La agente Marroquín nos instruye: “En este trabajo, la paciencia es importantísima”. Los cinco patrulleros que rodean al que está pegado a sus binoculares han sacado café, cigarrillos y conversan al pie del vehículo acerca de cosas cotidianas. Colegas de trabajo, hijos, clima. “¿Qué tal está Michael?”
-No los divisamos (dicen los de a pie).
Ya hace más de una hora que el GSR lanzó la señal. Ya hace más de una hora que un agente del cuarto de control del cuartel ubicado en Tucson repartió la transmisión a las patrullas con monitor y otros oficiales dieron la alerta por los radiocomunicadores de todas las patrullas del sector. Ya hace más de una hora que el agente que está pegado a los binoculares chupa frío en el techo de su todoterreno, a pesar de sus guantes, su gorro y su gruesa chamarra verde que lleva la insignia de su corporación: U.S. Department of Homeland Security/Custom and Border Protection. Departamento de Seguridad Interna de los Estados Unidos/ Aduana y Protección Fronteriza.
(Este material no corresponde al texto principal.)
+template <> __device__ __forceinline__ void load4<f16_t>(const f16_t* p, float* f) {
+  u32x2_t v = *reinterpret_cast<const u32x2_t*>(p);
+  f[0] = lo16<f16_t>(v[0]); f[1] = hi16<f16_t>(v[0]); f[2] = lo16<f16_t>(v[1]); f[3] = hi16<f16_t>(v[1]);
+}
+__device__ __forceinline__ void load8_f16(const f16_t* p, float* f0, float* f1) {
+  u32x4_t v = *reinterpret_cast<const u32x4_t*>(p);
+  f0[0] = lo16<f16_t>(v[0]); f0[1] = hi16<f16_t>(v[0]); f0[2] = lo16<f16_t>(v[1]); f0[3] = hi16<f16_t>(v[1]);
+  f1[0] = lo16<f16_t>(v[2]); f1[1] = hi16<f16_t>(v[2]); f1[2] = lo16<f16_t>(v[3]); f1[3] = hi16<f16_t>(v[3]);
+}
+template <> __device__ __forceinline__ void loadq<f16_t, 1>(const f16_t* p, float (*f)[4]) { load4<f16_t>(p, f[0]); }
+template <> __device__ __forceinline__ void loadq<f16_t, 2>(const f16_t* p, float (*f)[4]) { load8_f16(p, f[0], f[1]); }
+template <> __device__ __forceinline__ void loadq<f16_t, 3>(const f16_t* p, float (*f)[4]) { load8_f16(p, f[0], f[1]); load4<f16_t>(p + 8, f[2]); }
+template <> __device__ __forceinline__ void loadq<f16_t, 4>(const f16_t* p, float (*f)[4]) { load8_f16(p, f[0], f[1]); load8_f16(p + 8, f[2], f[3]); }
+__device__ __forceinline__ void store4_f16(f16_t* p, const float* f) {
+  *reinterpret_cast<u32x2_t*>(p) = u32x2_t{pk16s<f16_t>(f[0], f[1]), pk16s<f16_t>(f[2], f[3])};
+}
+__device__ __forceinline__ void store8_f16(f16_t* p, const float* f0, const float* f1) {
+  *reinterpret_cast<u32x4_t*>(p) = u32x4_t{pk16s<f16_t>(f0[0], f0[1]), pk16s<f16_t>(f0[2], f0[3]), pk16s<f16_t>(f1[0], f1[1]), pk16s<f16_t>(f1[2], f1[3])};
+}
+template <> __device__ __forceinline__ void storeq<f16_t, 1>(f16_t* p, const float (*f)[4]) { store4_f16(p, f[0]); }
+template <> __device__ __forceinline__ void storeq<f16_t, 2>(f16_t* p, const float (*f)[4]) { store8_f16(p, f[0], f[1]); }
+template <> __device__ __forceinline__ void storeq<f16_t, 3>(f16_t* p, const float (*f)[4]) { store8_f16(p, f[0], f[1]); store4_f16(p + 8, f[2]); }
+template <> __device__ __forceinline__ void storeq<f16_t, 4>(f16_t* p, const float (*f)[4]) { store8_f16(p, f[0], f[1]); store8_f16(p + 8, f[2], f[3]); }
+
+template <typename T, int NQ> __device__ __forceinline__ void loadq_planar(const T* vbase, int c0, int cs, float (*f)[4]) {
+  auto at = [&](int c) { return vbase + (size_t)(c >> 4) * cs + (c & 15); };
+  if (NQ == 1) loadq<T, 1>(at(c0), f);
+  else if (NQ == 2) loadq<T, 2>(at(c0), f);
+  else if (NQ == 4) { loadq<T, 2>(at(c0), f); loadq<T, 2>(at(c0 + 8), f + 2); }
+  else if (sizeof(T) == 4) { loadq<T, 1>(at(c0), f); loadq<T, 1>(at(c0 + 4), f + 1); loadq<T, 1>(at(c0 + 8), f + 2); }
+  else {
+    const int b0 = c0 & ~7;
+    float a[2][4], b[2][4];
+    loadq<T, 2>(at(b0), a);
+    loadq<T, 2>(at(b0 + 8), b);
+    const bool odd = (c0 & 7) != 0;
+#pragma unroll
+    for (int r = 0; r < 4; ++r) {
+      f[0][r] = odd ? a[1][r] : a[0][r];
+      f[1][r] = odd ? b[0][r] : a[1][r];
+      f[2][r] = odd ? b[1][r] : b[0][r];
+    }
+  }
+}
+template <typename T, int NQ> __device__ __forceinline__ void storeq_planar(T* vbase, int c0, int cs, const float (*f)[4]) {
+  auto at = [&](int c) { return vbase + (size_t)(c >> 4) * cs + (c & 15); };
+  if (NQ == 1) storeq<T, 1>(at(c0), f);
+  else if (NQ == 2) storeq<T, 2>(at(c0), f);
+  else if (NQ == 4) { storeq<T, 2>(at(c0), f); storeq<T, 2>(at(c0 + 8), f + 2); }
+  else if ((c0 & 7) == 0) { storeq<T, 2>(at(c0), f); storeq<T, 1>(at(c0 + 8), f + 2); }
+  else { storeq<T, 1>(at(c0), f); storeq<T, 2>(at(c0 + 4), f + 1); }
+}
+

Desde el montículo de Arivaca no sería posible ver nada sin la tecnología infrarroja. Lo único que se divisa, a pesar de que la luna está redonda e inmensa, es un llano deforme, oscuro, frío, con algunos arbustos desértico silueteados. Lo único que se escucha, si se hace silencio, es el silbido de un viento que hiere la piel como si estuviera compuesto por diminutos fragmentos de cristal.
El agente de los binoculares y los que barren a pie el llano se comunican para decirse lo mismo: “Nada de contacto”. Y se responden lo mismo: “Nada por aquí tampoco”.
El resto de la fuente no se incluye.